Exercise: Among the records below, find each line bearing the word "targets" and copy it.

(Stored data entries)
__device__ __forceinline__ void learn_coefs(float (&cf)[QC_COEF_N], const float* __restrict__ prm, const QcLayout& L,
                                            const float (&base)[QC_COEF_N], const float (&scale)[QC_COEF_N]) {
  const float* __restrict__ pk = prm + (L.NP - QC_COEF_N);
#pragma unroll
  for (int k = 0; k < QC_COEF_N; ++k) cf[k] = fmaf(scale[k], pk[k], base[k]);
}
__device__ __forceinline__ void learn_columns(float* __restrict__ row, const QcLayout& L, const QcLearn* lr, const int z,
                                              const float (&scale)[QC_COEF_N], const float (&cf)[QC_COEF_N], const float gsc,
                                              const float (&u)[6], const int lane, const bool tile0) {
  float gv[QC_COEF_N] = {gsc * u[0], gsc * u[1], gsc * u[2], gsc * u[3], -gsc * u[4], -gsc * u[5], gsc * (u[0] * u[0] * u[0])};
  qc_wave_sum_multi_to_lane63<QC_COEF_N>(gv);
  if (lane == 63) {
#pragma unroll
    for (int k = 0; k < QC_COEF_N; ++k) row[L.NP - QC_COEF_N + k] = scale[k] == 0.f ? 0.f : scale[k] * gv[k];
    if (tile0) {
      float* hist = (&lr->hist)[z];
      const QcOptState* st = (&lr->st)[z];
      if (hist != nullptr && st != nullptr) {
        const int hi = st->step - st->hist_base;
        if (hi >= 0 && hi < (&lr->hist_cap)[z]) {
#pragma unroll
          for (int k = 0; k < QC_COEF_N; ++k) hist[(int64_t)hi * QC_COEF_N + k] = cf[k];
        }
      }
    }
  }
}
__device__ __forceinline__ int learn_late() {
  int z = 0;
#if defined(__HIP_DEVICE_COMPILE__)
  asm volatile("" : "+s"(z));
#endif
  return z;
}
__device__ __forceinline__ void learn_read(const QcLearn* lr, const int z, float (&base)[QC_COEF_N], float (&scale)[QC_COEF_N]) {
#pragma unroll
  for (int k = 0; k < QC_COEF_N; ++k) {
    base[k] = lr->base[k + z];
    scale[k] = lr->scale[k + z];
  }
}
__device__ __forceinline__ void learn_zero_columns(float* __restrict__ row, const QcLayout& L) {
#pragma unroll
  for (int k = 0; k < QC_COEF_N; ++k) row[L.NP - QC_COEF_N + k] = 0.f;
}

template <int NCH>
__device__ __forceinline__ void bal_weights(QcPde& pde, const float* __restrict__ prm, const QcLayout& L, const QcBal* bl) {
  const float* __restrict__ pk = prm + (L.NP - QC_BAL_N);
  auto uniform = [](const float v) {
    return __builtin_bit_cast(float, __builtin_amdgcn_readfirstlane(__builtin_bit_cast(int, v)));
  };
  if constexpr (NCH == 6) {
    pde.w_res = uniform(pde.w_res * qc_bal_factor(bl->scale[0], pk[0]));
  } else {
    pde.w_val_b = uniform(pde.w_val_b * qc_bal_factor(bl->scale[1], pk[1]));
    pde.w_val_a = uniform(pde.w_val_a * qc_bal_factor(bl->scale[2], pk[2]));
  }
}
__device__ __forceinline__ void bal_zero_columns(float* __restrict__ row, const QcLayout& L) {
#pragma unroll
  for (int k = 0; k < QC_BAL_N; ++k) row[L.NP - QC_BAL_N + k] = 0.f;
}

template <int N, int NCH, int MODE, bool DATA = false, bool COEF = false, bool LEARN = false, bool BAL = false>
__device__ __forceinline__ void k_post_body(const int64_t bid, const float* __restrict__ X, const float* __restrict__ prm, QcLayout L,
                                              QcPde pde, const float* __restrict__ qjets,
                                              float* __restrict__ out_u, float* __restrict__ out_res,
                                              const float* __restrict__ in_ubar, const float* __restrict__ in_rbar,
                                              float* __restrict__ qbar, float* __restrict__ part,
                                              int64_t part_stride, int64_t row0, int64_t B,
                                              const float* __restrict__ tg = nullptr, const float c_u = 0.f,
                                              const float* __restrict__ coef = nullptr, const QcLearn* lr = nullptr,
                                              const QcBal* bl = nullptr) {
  static_assert(!DATA || MODE == 2, "tabulated targets: the fused mode only");
  static_assert(!COEF || (DATA && NCH == 6), "per-point operators: tabulated residual points only");
  static_assert(!LEARN || (DATA && !COEF), "learned operators: tabulated targets, no table");
  static_assert(!BAL || (DATA && !COEF && !LEARN), "balanced weights: the tabulated kind's operator");
  constexpr bool OPC = COEF || (LEARN && NCH == 6);
  __shared__ float s_buf[QC_MS][NCH * N][64];
  const int lane = threadIdx.x & 63;
  const int wave = __builtin_amdgcn_readfirstlane(threadIdx.x >> 6);
  const int64_t tile = bid;
  const int64_t p = tile * 64 + lane;
  const bool live = p < B;
  const int64_t pc = live ? p : B - 1;
  float q[NCH][N];
#pragma unroll
  for (int c = 0; c < NCH; ++c)
#pragma unroll
    for (int i = 0; i < N; ++i) q[c][i] = qjets[((int64_t)c * N + i) * B + pc];
  float cf[OPC ? QC_COEF_N : 1];
  if constexpr (COEF) {
#pragma unroll
    for (int k = 0; k < QC_COEF_N; ++k) cf[k] = coef[(int64_t)k * B + pc];
  }
// ... 120 lines not shown
            row[L.NP + 0] = ls;
            row[L.NP + 1] = 0.f;
            row[L.NP + 2] = 0.f;
            if constexpr (BAL) bal_zero_columns(row, L);
          }
          if constexpr (LEARN) learn_columns(row, L, lr, 0, lscale, cf, gsc, u, lane, tile == 0);
        }
      } else {
        const bool seg_a = p < pde.n_seg_a;
        const float target = DATA ? tgp : value_target(pde, seg_a, t, x, y);
        const float e = live ? u[0] - target : 0.f;
        ub0 = (seg_a ? pde.w_val_a : pde.w_val_b) * e;
        if (wave == 0) {
          const float la = qc_wave_sum_to_lane63(seg_a ? e * e * pde.inv_n_a : 0.f);
          const float lb = qc_wave_sum_to_lane63(seg_a ? 0.f : e * e * pde.inv_n_b);
          if (lane == 63) {
            row[L.NP + 0] = 0.f;
            row[L.NP + 1] = lb;
            row[L.NP + 2] = la;
            if constexpr (LEARN) learn_zero_columns(row, L);
            if constexpr (BAL) bal_zero_columns(row, L);
          }
        }
      }
      if constexpr (OPC) {
        if (live && wave == 0) {
          out_u[p] = ub0;
          out_u[B + p] = gsc * cf[1];
          out_u[2 * B + p] = gsc * cf[2];
          out_u[3 * B + p] = gsc * cf[3];
          out_u[4 * B + p] = -cf[4] * gsc;
          out_u[5 * B + p] = -cf[5] * gsc;
        }
      } else if (live && wave == 0) {
        out_u[p] = ub0;
        if constexpr (NCH == 6) out_res[p] = gsc;
      }
    }
  }
  if constexpr (MODE == 1) {
    ub0 = (live && in_ubar) ? in_ubar[pc] : 0.f;
    if constexpr (NCH == 6) gsc = (live && in_rbar) ? in_rbar[pc] : 0.f;
  }
  if constexpr (MODE == 2) {
    const float scale = NCH == 6 ? gsc : ub0;
#pragma unroll
    for (int c = 0; c < NCH; ++c)
#pragma unroll
      for (int i = 0; i < N; ++i) {
        if constexpr (OPC) s_buf[wave][c * N + i][lane] = scale * (c == 0 ? fmaf(k3, qbu0[i], qbu[c][i]) : qbu[c][i]);
        else s_buf[wave][c * N + i][lane] = scale * qbu[c][i];
      }
    __syncthreads();
    if (live) {
      for (int f = wave; f < NCH * N; f += QC_MS)
        qbar[(int64_t)f * B + p] = (s_buf[0][f][lane] + s_buf[1][f][lane]) + (s_buf[2][f][lane] + s_buf[3][f][lane]);
    }
  }
  if constexpr (MODE == 1 || MODE == 3) {
    float ub[NCH];
    if constexpr (MODE == 3) {
#pragma unroll
      for (int c = 0; c < NCH; ++c) ub[c] = live ? in_ubar[(int64_t)c * B + pc] : 0.f;
    } else {
      expand_ub<NCH>(ub, ub0, gsc, pde);
    }
    float qb[NCH][N];
#pragma unroll
    for (int c = 0; c < NCH; ++c)
#pragma unroll
      for (int i = 0; i < N; ++i) qb[c][i] = 0.f;
    for (int m = m0; m < m1; ++m) {
      float g[NCH];
#pragma unroll
      for (int c = 0; c < NCH; ++c) {
        float sum = (c == 0) ? b3[m] : 0.f;
#pragma unroll
        for (int i = 0; i < N; ++i) sum = fmaf(W3[m * N + i], q[c][i], sum);
        g[c] = sum;
      }
      const float z = qc_tanh(g[0]);
      float gb[NCH], gw4;
      post_cotangents<N, NCH>(gb, gw4, g, ub, z, W4[m]);
#pragma unroll
      for (int i = 0; i < N; ++i) {
        const float w3 = W3[m * N + i];
#pragma unroll
        for (int c = 0; c < NCH; ++c) qb[c][i] = fmaf(w3, gb[c], qb[c][i]);
      }
    }
#pragma unroll
    for (int c = 0; c < NCH; ++c)
#pragma unroll
      for (int i = 0; i < N; ++i) s_buf[wave][c * N + i][lane] = qb[c][i];
    __syncthreads();
    if (live) {
      for (int f = wave; f < NCH * N; f += QC_MS)
        qbar[(int64_t)f * B + p] = (s_buf[0][f][lane] + s_buf[1][f][lane]) + (s_buf[2][f][lane] + s_buf[3][f][lane]);
    }
  }
}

Exercise result:
  static_assert(!DATA || MODE == 2, "tabulated targets: the fused mode only");
  static_assert(!LEARN || (DATA && !COEF), "learned operators: tabulated targets, no table");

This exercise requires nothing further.